Estoy de acuerdo con que traducción sea: The squeaky wheel gets the grease.

But:

¿Podríamos decirlo de una manera tal que se parezca más al dicho en español?
Por ejemplo: a non squeaky wheel does not get the grease.


----------



## gengo

Galván said:


> ¿Podríamos decirlo de una manera tal que se parezca más al dicho en español?
> Por ejemplo: a non squeaky wheel does not get the grease.


No, that sounds unnatural.  Why change the original English?  It is a common expression and has the same meaning as the Spanish.

As an example of how language reflects culture, in Japanese the saying is the opposite:  _The peg that sticks out gets hammered_.  That is, keep quiet and don't complain.


----------



## Galván

gengo said:


> No, that sounds unnatural.  Why change the original English?  It is a common expression and has the same meaning as the Spanish.
> 
> As an example of how language reflects culture, in Japanese the saying is the opposite:  _The peg that sticks out gets hammered_.  That is, keep quiet and don't complain.


Pero en español se puede decir : bebé que llora mama y se entiende bien.


----------



## gengo

Galván said:


> Pero en español se puede decir : bebé que llora mama y se entiende bien.

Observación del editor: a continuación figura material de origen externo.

#pragma unroll 1
    for (int u = first; u < n_mine; u += stride) {
        int ltid = tid;
        asm volatile("" : "+v"(ltid));
#pragma unroll
        for (int i = 0; i < TL::TOTAL; ++i)
            asm volatile("" : "+v"(wall[i].re.x), "+v"(wall[i].re.y), "+v"(wall[i].im.x), "+v"(wall[i].im.y));
        int c, pair;
        unit_of(u, c, pair);
        const int bA = 2 * pair, bB = 2 * pair + 1;
        const bool hasB = bB < B;
        const float4* kfc = reinterpret_cast<const float4*>(kf) + (size_t)c * (N / 2);
        float sw[3][3], sb[3];
#pragma unroll
        for (int q = 0; q < 3; ++q) {
#pragma unroll
            for (int e = 0; e < 3; ++e) sw[q][e] = short_w[(q * D + c) * 3 + e];
            sb[q] = short_b[q * D + c];
        }
        if constexpr (IDS) {
            if (ltid < 48) zt[ltid] = ztab[(size_t)(ltid & 15) * D3 + (ltid >> 4) * D + c];
            __syncthreads();
        }
        const bool full_unit = L >= HALF && hasB;
        auto phase_a = [&](auto fullc) {
            constexpr bool FULL = decltype(fullc)::value;
            float gAt = 0.f, gBt = 0.f;
            if constexpr (GATED) {
#pragma unroll
                for (int ch = 0; ch < CH; ++ch) {
                    const int t0 = 8 * (ltid + ch * NT);
                    float gA[8], gB[8];
                    cvt8<T>(cur.g[ch][0], gA);
                    cvt8<T>(cur.g[ch][1], gB);
                    if constexpr (LO) {
                        add_lo8(cur.gl[ch][0], gA);
                        add_lo8(cur.gl[ch][1], gB);
                    }
                    if constexpr (!FULL) {
#pragma unroll
// ... 30 lines not shown
                fir3_pair(xa[1], xb[1], sw[1][0], sw[1][1], sw[1][2], sb[1], x1, x1b);
                fir3_pair(xa[2], xb[2], sw[2][0], sw[2][1], sw[2][2], sb[2], v, vb);
#pragma unroll
                for (int e = 0; e < 8; ++e) {
                    gA[e] = (FULL || t0 + e < L) ? v[e] * x1[e] : 0.f;
                    gB[e] = (FULL || (hasB && t0 + e < L)) ? vb[e] * x1b[e] : 0.f;
                }
                lds_store8(bre + pad_index(t0), gA);
                lds_store8(bim + pad_index(t0), gB);
                if (ch == CH - 1 && tail && ltid == TAIL_TID) {
                    float ta[3] = {0.f, 0.f, 0.f}, tb[3] = {0.f, 0.f, 0.f};
#pragma unroll
                    for (int a3 = 1; a3 < 3; ++a3) {
                        const float za = IDS ? zt[a3 * 16 + (cur.idt[0] & 15)] : to_float(cur.ztail[0][a3 - 1]);
                        const float zb = IDS ? zt[a3 * 16 + (cur.idt[1] & 15)] : to_float(cur.ztail[1][a3 - 1]);
                        ta[a3] = sb[a3] + sw[a3][0] * xa[a3][8] + sw[a3][1] * xa[a3][9] + sw[a3][2] * za;
                        tb[a3] = sb[a3] + sw[a3][0] * xb[a3][8] + sw[a3][1] * xb[a3][9] + sw[a3][2] * zb;
                    }
                    gAt = ta[1] * ta[2];
                    gBt = hasB ? tb[1] * tb[2] : 0.f;
                }
            }
            if (tail && ltid == TAIL_TID) {
                gtail[0] = gAt;
                gtail[1] = gBt;
            }
            }
        };
        if (full_unit) phase_a(std::true_type{});
        else phase_a(std::false_type{});
        __syncthreads();

        Cx2 v[16];
        {
            int Ns = 1;
#pragma unroll
            for (int p = 0; p < P::NPASS - 1; ++p) {
                if (p == 0) {
                    pass_first_lower<LOGN>(bre, bim, v, ltid);
                } else {
                    pass_load<LOGN, 16>(bre, bim, v, ltid);
                    pass_compute_w<LOGN, 16, false>(v, ltid, true, wall + TL::fwd(p));
                }
                __syncthreads();
                pass_store<LOGN, 16>(bre, bim, v, ltid, Ns);
                __syncthreads();
                Ns *= 16;
            }
        }
        {
            Cx2 kv[16];
#pragma unroll
            for (int e = 0; e < 16; ++e) {
                const float4 q4 = kfc[e * NT + ltid];
                kv[e] = Cx2{make_v2(q4.x, q4.y), make_v2(q4.z, q4.w)};
            }
            pass_load<LOGN, LAST>(bre, bim, v, ltid);
            pass_compute_w<LOGN, LAST, false>(v, ltid, true, wall + TL::fwd_last());
            spectrum_multiply_and_first_inverse_v<LOGN, LAST>(v, ltid, kv, tail ? gtail[0] : 0.f, tail ? gtail[1] : 0.f);
        }
        __syncthreads();
        pass_store<LOGN, LAST>(bre, bim, v, ltid, 1);
        __syncthreads();
        {
            int Ns = LAST;
#pragma unroll
            for (int p = 1; p < P::NPASS - 1; ++p) {
                pass_load<LOGN, 16>(bre, bim, v, ltid);
                pass_compute_w<LOGN, 16, true>(v, ltid, true, wall + TL::inv(p));
                __syncthreads();
                pass_store<LOGN, 16>(bre, bim, v, ltid, Ns);
                __syncthreads();
                Ns *= 16;
            }
        }
        Raw<T> x0r[CH][2];
        T x0tail[2];
        uint2 x0l[CH][2];
        unsigned char x0ltail[2] = {0, 0};
        const T* zA = z + (size_t)bA * D3 * Lp;
        const T* zB = z + (size_t)(hasB ? bB : bA) * D3 * Lp;
        if constexpr (GATED) {
#pragma unroll
            for (int rd = 0; rd < 2; ++rd) {
                const T* row = (rd == 0 ? zA : zB) + (size_t)c * Lp;
                const unsigned char* rowl = zlo_row(rd == 0 ? zA : zB, 0, c, Lp);
#pragma unroll
                for (int ch = 0; ch < CH; ++ch) {
                    const int t0 = 8 * (ltid + ch * NT);
                    x0r[ch][rd].d = *reinterpret_cast<const uint4*>(row + (t0 < L ? t0 : 0));
                    if constexpr (LO) x0l[ch][rd] = *reinterpret_cast<const uint2*>(rowl + (t0 < L ? t0 : 0));
                }
                x0tail[rd] = row[(tail && ltid == TAIL_TID) ? HALF : 0];
                if constexpr (LO) x0ltail[rd] = rowl[(tail && ltid == TAIL_TID) ? HALF : 0];
            }
        } else if constexpr (!IDS) {
#pragma unroll
            for (int rd = 0; rd < 2; ++rd) {
                const T* row = (rd == 0 ? zA : zB) + (size_t)c * Lp;
#pragma unroll
                for (int ch = 0; ch < CH; ++ch) {
                    const int t0 = 8 * (ltid + ch * NT);
                    raw_load(x0r[ch][rd], row, t0, t0 < L);
                }
                x0tail[rd] = row[(tail && ltid == TAIL_TID) ? HALF : 0];
            }
        }
        ConvGateRaw<T, IDS, GATED, LO> nxt;
        {
            const int un = u + stride;
            request_gate(un < n_mine ? un : u, nxt, ltid);
        }
        pass_load<LOGN, 16>(bre, bim, v, ltid);
        pass_compute_last_inverse_lower<LOGN>(v, ltid, wall + TL::inv(P::NPASS - 1));
        __syncthreads();
        pass_store_lower<LOGN>(bre, bim, v, ltid, tail);
        __syncthreads();

        auto phase_c = [&](auto fullc) {
            constexpr bool FULL = decltype(fullc)::value;
            T* yA = y + ((size_t)bA * D + c) * Lp;
            T* yB = y + ((size_t)(hasB ? bB : bA) * D + c) * Lp;
            unsigned char* ylA = LO ? ylo + ((size_t)bA * D + c) * Lp : nullptr;
            unsigned char* ylB = LO ? ylo + ((size_t)(hasB ? bB : bA) * D + c) * Lp : nullptr;
#pragma unroll
            for (int ch = 0; ch < CH; ++ch) {
                const int t0 = 8 * (ltid + ch * NT);
                const bool valid = FULL ? true : t0 < L, validB = FULL ? true : (valid && hasB);
                float xa[10] = {}, xb[10] = {}, x0a[8], x0b[8];
                if constexpr (GATED) {
                    cvt8<T>(x0r[ch][0].d, x0a);
                    cvt8<T>(x0r[ch][1].d, x0b);
                    if constexpr (LO) {
                        add_lo8(x0l[ch][0], x0a);
                        add_lo8(x0l[ch][1], x0b);
                    }
                } else if constexpr (IDS) {
                    float xa3[3][10], xb3[3][10];
#pragma unroll
                    for (int rd = 0; rd < 2; ++rd)
                        asm volatile("" : "+v"(cur.idd[ch][rd].x), "+v"(cur.idd[ch][rd].y), "+v"(cur.idp[ch][rd]));
                    ids_decode<true, 1>(cur.idd[ch][0], cur.idp[ch][0], t0, valid, zt, xa3);
                    ids_decode<true, 1>(cur.idd[ch][1], cur.idp[ch][1], t0, validB, zt, xb3);
#pragma unroll
                    for (int e = 0; e < 10; ++e) xa[e] = xa3[0][e], xb[e] = xb3[0][e];
                } else {
                    raw_decode(x0r[ch][0], t0, valid, xa);
// ... 9 lines not shown
                        oA[0] -= kl * gtail[0];
                        oB[0] -= kl * gtail[1];
                    }
#pragma unroll
                    for (int e = 0; e < 8; ++e) {
                        const bool ok = FULL || t0 + e < L;
                        oA[e] = ok ? oA[e] * x0a[e] : 0.f;
                        oB[e] = ok ? oB[e] * x0b[e] : 0.f;
                    }
                    ystore8<T, LO>(yA + t0, ylA + t0, oA);
                    if (hasB) ystore8<T, LO>(yB + t0, ylB + t0, oB);
                }
                if (ch == CH - 1 && tail && ltid == TAIL_TID) {
                    float za = IDS ? zt[cur.idt[0] & 15] : to_float(x0tail[0]);
                    float zb = IDS ? zt[cur.idt[1] & 15] : to_float(x0tail[1]);
                    if constexpr (GATED && LO) za += lo1b(x0ltail[0]), zb += lo1b(x0ltail[1]);
                    const float x0At = GATED ? za : sb[0] + sw[0][0] * xa[8] + sw[0][1] * xa[9] + sw[0][2] * za;
                    const float x0Bt = GATED ? zb : sb[0] + sw[0][0] * xb[8] + sw[0][1] * xb[9] + sw[0][2] * zb;
                    ystore1<T, LO>(yA + HALF, ylA + HALF, bre[pad_index(HALF)] * x0At);
                    if (hasB) ystore1<T, LO>(yB + HALF, ylB + HALF, bim[pad_index(HALF)] * x0Bt);
                }
            }
        };
        if (full_unit) phase_c(std::true_type{});
        else phase_c(std::false_type{});
        cur = nxt;
        __syncthreads();
    }
}

template <typename T, bool IDS, bool GATED = false, bool LO = false>
static void launch_conv_pers_inst(const void* z, void* y, const float2* kf, const float2* tw, const float* ktime,
                                  const float* short_w, const float* short_b, int B, int L, int Lp, const unsigned char* ids8,
                                  const float* ztab, int use_xcd, hipStream_t st, unsigned char* ylo = nullptr) {
    using P = Plan<14>;
    constexpr size_t lds = (size_t)2 * padded_size(P::N) * sizeof(float) + 256;
    static const int cus = [] {
        int dev = 0, n = 256;
        if (hipGetDevice(&dev) == hipSuccess) (void)hipDeviceGetAttribute(&n, hipDeviceAttributeMultiprocessorCount, dev);
        return n > 0 ? n : 256;
    }();
    const int n_units = ((B + 1) / 2) * D;
    dim3 grid(n_units < cus ? n_units : cus), block(P::NT);
    launch_lds<hyena_conv_pers_kernel<T, IDS, GATED, LO>>(grid, block, lds, st, reinterpret_cast<const T*>(z), reinterpret_cast<T*>(y), kf,
                                                         tw, ktime, short_w, short_b, B, L, Lp, ids8, ztab, use_xcd, ylo);
}
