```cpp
int Butd::init(const icz_butd_dims& d) {
    dims = d;
    ICZ_REQUIRE(d.R > 0 && d.R <= 64, "butd: R=%d must be in 1..64 (36 boxes / 49 grid cells)", d.R);
    ICZ_REQUIRE(d.D % 4 == 0 && d.H % 4 == 0 && d.E % 4 == 0 && d.A % 4 == 0, "butd: D,H,E,A must be multiples of 4");
    ICZ_REQUIRE(d.V > 3 && d.max_rows > 0 && d.max_len > 0, "butd: bad V/max_rows/max_len");
    const size_t rows = d.max_rows, H = d.H, D = d.D, E = d.E, A = d.A, V = d.V, R = d.R;
    ICZ_TRY(alloc((void**)&w_enc, sizeof(float) * A * D));
    ICZ_TRY(alloc((void**)&w_dec, sizeof(float) * A * H));
    ICZ_TRY(alloc((void**)&w_aff, sizeof(float) * A));
    const size_t Vp = pad_vocab(d.V);
    ICZ_TRY(alloc((void**)&w_pred, sizeof(float) * Vp * H));
    ICZ_TRY(alloc((void**)&n_enc, sizeof(float) * A));
    ICZ_TRY(alloc((void**)&n_dec, sizeof(float) * A));
    ICZ_TRY(alloc((void**)&n_aff, sizeof(float) * 4));
    ICZ_TRY(alloc((void**)&n_pred, sizeof(float) * V));
    ICZ_TRY(alloc((void**)&mean, sizeof(float) * rows * D));
    ICZ_TRY(alloc((void**)&premean, sizeof(float) * rows * 4 * H));
    ICZ_TRY(alloc((void**)&enc_ctx, sizeof(float) * rows * R * A));
    for (int i = 0; i < 2; ++i) {
// ... 13 lines not shown
    ICZ_TRY(alloc((void**)&it, sizeof(int64_t) * rows));
    ICZ_TRY(alloc_scalars(mem));
    size_t nmax = 4 * H;
    if (A > nmax) nmax = A;
    if (V > nmax) nmax = V;
    ws_floats = (size_t)TARGET_WGS * 4096 * 2 + rows * nmax;
    {
        const size_t kmax = 2 * H + (E > D ? E : D), r128 = rows < 128 ? rows : 128;
        const size_t need = (kmax / 256 + 1) * r128 * 4 * H;
        if (need > ws_floats) ws_floats = need;
    }
    ICZ_TRY(alloc((void**)&ws, sizeof(float) * ws_floats));
    ICZ_TRY(mem.synced());
    if (const char* e = getenv("ICZ_EARLY_OUT")) early_out = atoi(e) != 0;
    if (const char* e = getenv("ICZ_MERGE_SMALL")) { const int n = atoi(e); if (n >= 0 && n <= 32) merge_small = n; }
    return ICZ_OK;
}

int Butd::refresh(hipStream_t st) {
    ICZ_REQUIRE(bound, "butd: parameters not bound");
    const int A = dims.A, D = dims.D, H = dims.H, V = dims.V;
    WeightNormTable wt = {};
    int nb = 0;
    auto add = [&](const float* v, const float* g, float* w, float* norm, int rows, int cols) {
        wt.j[wt.count++] = {v, g, w, norm, rows, cols, nb};
        nb += cdiv(rows, 4);
    };
    add(P.enc_att_v, P.enc_att_g, w_enc, n_enc, A, D);
    add(P.dec_att_v, P.dec_att_g, w_dec, n_dec, A, H);
    add(P.affine_v, P.affine_g, w_aff, n_aff, 1, A);
// ... 214 lines not shown
    }
    b->P = *p;
    b->bound = true;
    b->fresh = false;
    return ICZ_OK;
}

int icz_butd_set_option(icz_butd_t* h, const char* name, int32_t value) {
    ICZ_REQUIRE(h && name, "icz_butd_set_option: null argument");
    Butd* b = reinterpret_cast<Butd*>(h);
    if (strcmp(name, "graphs") == 0) { b->use_graphs = value != 0; return ICZ_OK; }
    if (strcmp(name, "concurrent") == 0) { b->concurrent = value != 0; return ICZ_OK; }
    if (strcmp(name, "early_out") == 0) { b->early_out = value != 0; return ICZ_OK; }
    if (strcmp(name, "small_nt") == 0) { b->small_nt = value != 0; return ICZ_OK; }
    if (strcmp(name, "group_att") == 0) { b->group_att = value != 0; return ICZ_OK; }
    if (strcmp(name, "merge_small") == 0) {
        ICZ_REQUIRE(value >= 0 && value <= 32, "icz_butd_set_option: merge_small %d outside 0..32", value);
        b->merge_small = value;
        return ICZ_OK;
    }
    set_error("icz_butd_set_option: unknown option '%s'", name);
    return ICZ_ERR_INVALID;
}

int icz_butd_set_mask_sum_global(icz_butd_t* h, const float* mask_sum_global_dev, void* stream) {
    return set_norm_global("icz_butd_set_mask_sum_global", reinterpret_cast<Butd*>(h), mask_sum_global_dev, stream);
}

int icz_butd_set_grad_callback(icz_butd_t* h, icz_grad_ready_cb cb, void* user) {
    ICZ_REQUIRE(h, "null handle");
// ... 39 lines not shown
```

### simpleimagecaptionzoo_amd/csrc/butd_impl.h

```cpp
#pragma once
#include <vector>
#include <stdint.h>

#include "decoder_core.h"

namespace icz {

struct StepIO {
    int rows;
    const float* feats;
    const int32_t* img_of_row;
    int rows_per_img;
    const int64_t* it;
    bool emb_ready;
    const float *h1_in, *c1_in, *h2_in, *c2_in;
    float *h1_out, *c1_out, *h2_out, *c2_out;
    float* emb_out;
    float* gates_td_out;
    float* gates_lm_out;
    float* dec_ctx_out;
    float* alpha_out;
    float* alpha_out2; int alpha2_stride;
    float* ctx_out;
    float* h2drop_out;
// ... 48 lines not shown
    int refresh_transposes(hipStream_t st);

    int alloc(void** p, size_t bytes) { return mem.alloc(p, bytes); }
    int init(const icz_butd_dims& d);
    int refresh(hipStream_t st);
    int gemm_nt(GemmArgs& g, const float* bias, hipStream_t st);
    int prologue(const float* feats, int n_img, hipStream_t st);
    int step(const StepIO& s, hipStream_t st);
    int zero_state(int rows, int which, hipStream_t st);
    int greedy(const float* feats, int B, int max_len, int64_t* ids_out, float* alphas_out, hipStream_t st);

    GraphCache gc{24};
    bool use_graphs = false;
    bool concurrent = true;
    uintptr_t opt_bits() const {
        return (concurrent ? 1 : 0) + (early_out ? 2 : 0) + 4 * merge_small + (small_nt ? 256 : 0) + (group_att ? 512 : 0);
    }
    int greedy_impl(const float* feats, int B, int max_len, int64_t* ids_out, float* alphas_out, hipStream_t st);
    int sample_impl(const float* feats, int B, int T, int64_t* seq_out, float* logp_out, hipStream_t st);
    int greedy_chain(const float* feats, int B, int max_len, int64_t* ids_out, float* alphas_out, hipStream_t st, bool scst = false);
    int sample_chain(const float* feats, int B, int T, int64_t* seq_out, float* logp_out, hipStream_t st, int row0 = 0, int64_t* ids_out = nullptr);
    int rollouts(const float* feats, int B, int T, const icz_rng* r, int64_t* ids_out, int64_t* seq_out, float* logp_out, hipStream_t st);
    int rollouts_impl(const float* feats, int B, int T, int64_t* ids_out, int64_t* seq_out, float* logp_out, hipStream_t st);
    SideStream side;
    SideStream low;
    icz_grad_ready_cb grad_cb = nullptr; void* grad_cb_user = nullptr;
    int sample_backward_impl(const float* reward, const icz_butd_params& G, float* loss_out, float* mask_sum_out, hipStream_t st,
                             int phases = 0xF, bool fire_cb = true);
    bool bptt_joined = false;
    int merge_small = 8;
    int cur_rows = 0, cur_row0 = 0;
    bool early_out = true;
    bool bptt_early_out = false;
    bool small_nt = true;
    int cur_K = 1, cur_nimg = 0;
    bool group_att = false;

    const float* seam_feats = nullptr;
    int vocab() const override { return dims.V; }
    int row_capacity() const override { return dims.max_rows; }
    bool refreshed() const override { return fresh; }
    bool compact_step() const override { return true; }
    EmbSlot emb_slot() const override { return {P.embed_weight, emb, dims.E, 1}; }
    DeviceBuffers& buffers() override { return mem; }
    int prologue(const float* feats, int n_img, int k, const int32_t* img_of_row, hipStream_t st) override;
    int step(int rows, const int64_t* it, const int32_t* img_of_row, int rows_per_img, int cur, bool slabs, LogitsView* out,
             hipStream_t st) override;
    void gather(const int32_t* src_row, int rows, int fan, hipStream_t st) override;

// ... 26 lines not shown
```

### simpleimagecaptionzoo_amd/csrc/butd_train.hip

```cpp
#include <math.h>

#include "butd_impl.h"

namespace icz {

__global__ void sample_init_kernel(uint8_t* unf, int* nunf, int64_t* tok, int B, int T) {
    const int i = blockIdx.x * blockDim.x + threadIdx.x;
    if (i < B) { unf[i] = 1; tok[i] = 1; }
    if (i < T) nunf[i] = 0;
}
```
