diff --git a/dolfinx_materials_amd/csrc/dxmat.hip b/dolfinx_materials_amd/csrc/dxmat.hip
--- a/dolfinx_materials_amd/csrc/dxmat.hip
+++ b/dolfinx_materials_amd/csrc/dxmat.hip
@@ -22,6 +22,7 @@
 #include "gradient.hpp"
 #include "small_strain.hpp"
 #include "ramberg_osgood.hpp"
+#include "small_strain_clean.hpp"
 #include "param_fields.hpp"
 #include "hyperelastic.hpp"
 #include "hosford.hpp"
@@ -532,12 +533,26 @@
   int frame_kind = 0;
   Frame9 frame_uniform{};
   double* frame_streams = nullptr;
+  uint32_t* stamps = nullptr;
+  uint32_t clean_stamp = 1;
+  bool stamps_stale = false;
+  bool opt_elide_clean_state = true;
+  mutable bool state_exposed = false;
 };
 
 static int sync_last(dxm_material* m);
 static int pf_refresh_elastic(dxm_material* m, hipStream_t st);
 
+static void bump_clean_stamp(dxm_material* m) {
+  if (!m->stamps) return;
+  bool wrapped = false;
+  m->clean_stamp = dxm_host::next_clean_stamp(m->clean_stamp, &wrapped);
+  if (wrapped) m->stamps_stale = true;
+}
+static int64_t stamp_words(const dxm_material* m) { return (m->ld + 63) / 64; }
+
 static void free_state(dxm_material* m) {
+  if (m->stamps) { (void)hipFree(m->stamps); m->stamps = nullptr; }
   if (!m->state_base) return;
   (void)hipFree(m->state_base);
   m->state_base = nullptr;
@@ -704,6 +719,14 @@
     fail(-3, "hipMalloc of stats failed"); return bail();
   }
   if (init_state(m) != 0) return bail();
+#ifndef DXM_CUSTOM_HARDENING
+  if (law == DXM_LAW_J2_LINEAR || law == DXM_LAW_J2_VOCE) {
+    const size_t bytes = sizeof(uint32_t) * (size_t)stamp_words(m);
+    if (hipMalloc(&m->stamps, bytes) != hipSuccess || hipMemset(m->stamps, 0, bytes) != hipSuccess) {
+      fail(-3, "hipMalloc / hipMemset of %zu stamp bytes failed", bytes); return bail();
+    }
+  }
+#endif
   g_last_error.clear();
   return m;
 }
@@ -806,6 +829,7 @@
 static int materialize_s1(dxm_material* m) {
   if (!m->s1_alias) return 0;
   const LawDesc& d = kLaws[m->law];
+  bump_clean_stamp(m);
   if (d.n_slots > 0)
     HIP_TRY(hipMemcpy(m->state[1], m->state[0], (size_t)d.n_slots * m->ld * sizeof(double),
                       hipMemcpyDeviceToDevice));
@@ -925,6 +949,7 @@
   hipStream_t st = m->own_stream;
   if (int rc = upload_from_host(m->d_field, host_aos, sizeof(double) * n * dim, st)) return rc;
   const int blocks = (int)((n * dim + 255) / 256);
+  bump_clean_stamp(m);
   hipLaunchKernelGGL(unpack_isv_kernel, dim3(blocks), dim3(256), 0, st, state_of(m, which), m->ld, n,
                      m->d_field, map);
   HIP_TRY(hipGetLastError());
@@ -1018,6 +1043,39 @@
   const MeshSource& src = a.fused ? *a.fused : none;
   const int g = a.fused ? a.fused->kind : 0;
   constexpr int dyn_lds = LAW == LAW_ELASTIC ? 0 : 2304;
+  if constexpr (ss_has_state<LAW>) {
+    if (m->stamps) {
+      hipStreamCaptureStatus cap = hipStreamCaptureStatusNone;
+      if (hipStreamIsCapturing(st, &cap) != hipSuccess) { (void)hipGetLastError(); cap = hipStreamCaptureStatusActive; }
+      const bool capturing = cap != hipStreamCaptureStatusNone;
+      if (m->stamps_stale && !capturing && m->opt_elide_clean_state && !m->state_exposed) {
+        if (sync_last(m) == 0 && hipMemsetAsync(m->stamps, 0, sizeof(uint32_t) * (size_t)stamp_words(m), st) == hipSuccess) {
+          m->stamps_stale = false;
+          m->clean_stamp = 1;
+        } else {
+          (void)hipGetLastError();
+        }
+      }
+      dxm_host::StateLaunchFlags f{};
+      f.has_stamps = true;
+      f.option = m->opt_elide_clean_state;
+      f.fields = m->pf_mask != 0;
+      f.frame = m->frame_kind != 0;
+      f.fused = a.fused != nullptr;
+      f.whole_tiles = dxm_host::covers_whole_tiles(a.off, cnt, m->n);
+      f.capturing = capturing;
+      f.exposed = m->state_exposed;
+      f.stamps_stale = m->stamps_stale;
+      const dxm_host::StateLaunch how = dxm_host::choose_state_launch(f);
+#ifndef DXM_CUSTOM_HARDENING
+      if (how == dxm_host::StateLaunch::clean &&
+          small_strain_clean_launch(LAW, tl, grid, dyn_lds, st, m->prm, cnt, grad, s0, s1, m->ld, flux, ct, bs, m->stamps + a.off / WAVE,
+                                    m->clean_stamp))
+        return;
+#endif
+      bump_clean_stamp(m);
+    }
+  }
 #ifndef DXM_CUSTOM_HARDENING
   if constexpr (LAW != LAW_ELASTIC) {
     if (m->pf_mask) {
@@ -1821,7 +1879,25 @@
   if (check_field(m, which, field)) return nullptr;
   const LawDesc& d = kLaws[m->law];
   if (comp < 0 || comp >= d.isv_dim[field]) { fail(-1, "component out of range"); return nullptr; }
+  m->state_exposed = true;
   return state_of(m, which) + (size_t)(d.isv_slot[field] + comp) * m->ld;
+}
+
+int dxm_clean_tiles(dxm_material* m, int64_t* clean, int64_t* tiles) {
+  if (!m || !clean || !tiles) return fail(-1, "null argument");
+  *clean = *tiles = 0;
+  if (!m->stamps || m->n == 0) return 0;
+  DEVICE_GUARD(m);
+  if (int rc = sync_last(m)) return rc;
+  const int64_t nt = (m->n + WAVE - 1) / WAVE;
+  *tiles = nt;
+  if (!m->opt_elide_clean_state || m->state_exposed || m->stamps_stale) return 0;
+  std::vector<uint32_t> host((size_t)nt);
+  if (int rc = download_to_host(host.data(), m->stamps, sizeof(uint32_t) * (size_t)nt, m->own_stream)) return rc;
+  int64_t c = 0;
+  for (uint32_t v : host) c += v == m->clean_stamp;
+  *clean = c;
+  return 0;
 }
 
 const char* dxm_kernel_name(const dxm_material* m) {
@@ -2092,6 +2168,7 @@
   m->launched = true;
   m->last_event_recorded = false;
   m->s1_alias = false;
+  bump_clean_stamp(m);
   return 0;
 }
 
@@ -2133,6 +2210,9 @@
   } else if (k == "blocks_per_cu") {
     if (!(value >= 1 && value <= 256)) return fail(-1, "blocks_per_cu must be in [1, 256]");
     m->blocks_per_cu = (int)value;
+  } else if (k == "elide_clean_state") {
+    m->opt_elide_clean_state = on;
+    bump_clean_stamp(m);
   } else {
     return fail(-1, "unknown option '%s'", name);
   }
diff --git a/dolfinx_materials_amd/csrc/host_side.hpp b/dolfinx_materials_amd/csrc/host_side.hpp
--- a/dolfinx_materials_amd/csrc/host_side.hpp
+++ b/dolfinx_materials_amd/csrc/host_side.hpp
@@ -285,6 +285,30 @@
   const int64_t tiles = (cnt + 255) / 256;
   const int64_t cap = (int64_t)num_cu * blocks_per_cu;
   return (int)std::max<int64_t>(1, std::min<int64_t>(tiles, cap));
+}
+
+enum class StateLaunch { clean, plain, plain_bump };
+struct StateLaunchFlags {
+  bool has_stamps;
+  bool option;
+  bool fields;
+  bool frame;
+  bool fused;
+  bool whole_tiles;
+  bool capturing;
+  bool exposed;
+  bool stamps_stale;
+};
+inline StateLaunch choose_state_launch(const StateLaunchFlags& f) {
+  if (!f.has_stamps) return StateLaunch::plain;
+  if (f.option && !f.fields && !f.frame && !f.fused && f.whole_tiles && !f.capturing && !f.exposed && !f.stamps_stale) return StateLaunch::clean;
+  return StateLaunch::plain_bump;
+}
+inline bool covers_whole_tiles(int64_t off, int64_t cnt, int64_t npoints) { return off % 64 == 0 && (cnt % 64 == 0 || off + cnt == npoints); }
+inline uint32_t next_clean_stamp(uint32_t s, bool* wrapped) {
+  const uint32_t t = s + 1u;
+  *wrapped = t == 0u;
+  return t == 0u ? 1u : t;
 }
 
 struct TransferRequest {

Well, "a silent wheel gets no grease" would be understood, too, but the other person would wonder why you changed the expression.


----------



## HPG;PGL

katia1 said:


> ¿Cómo se podría decir este refrán español en inglés?
> 
> Quiere decir que aquellas personas que no piden, se quejan, exigen...no consiguen nada porque nadie da nada si no se le pide.
> 
> Gracias a todos y un saludo


En Ingles (British English)el refrain mas popular es; "The crying baby gets the most milk"
HPG;PGL


----------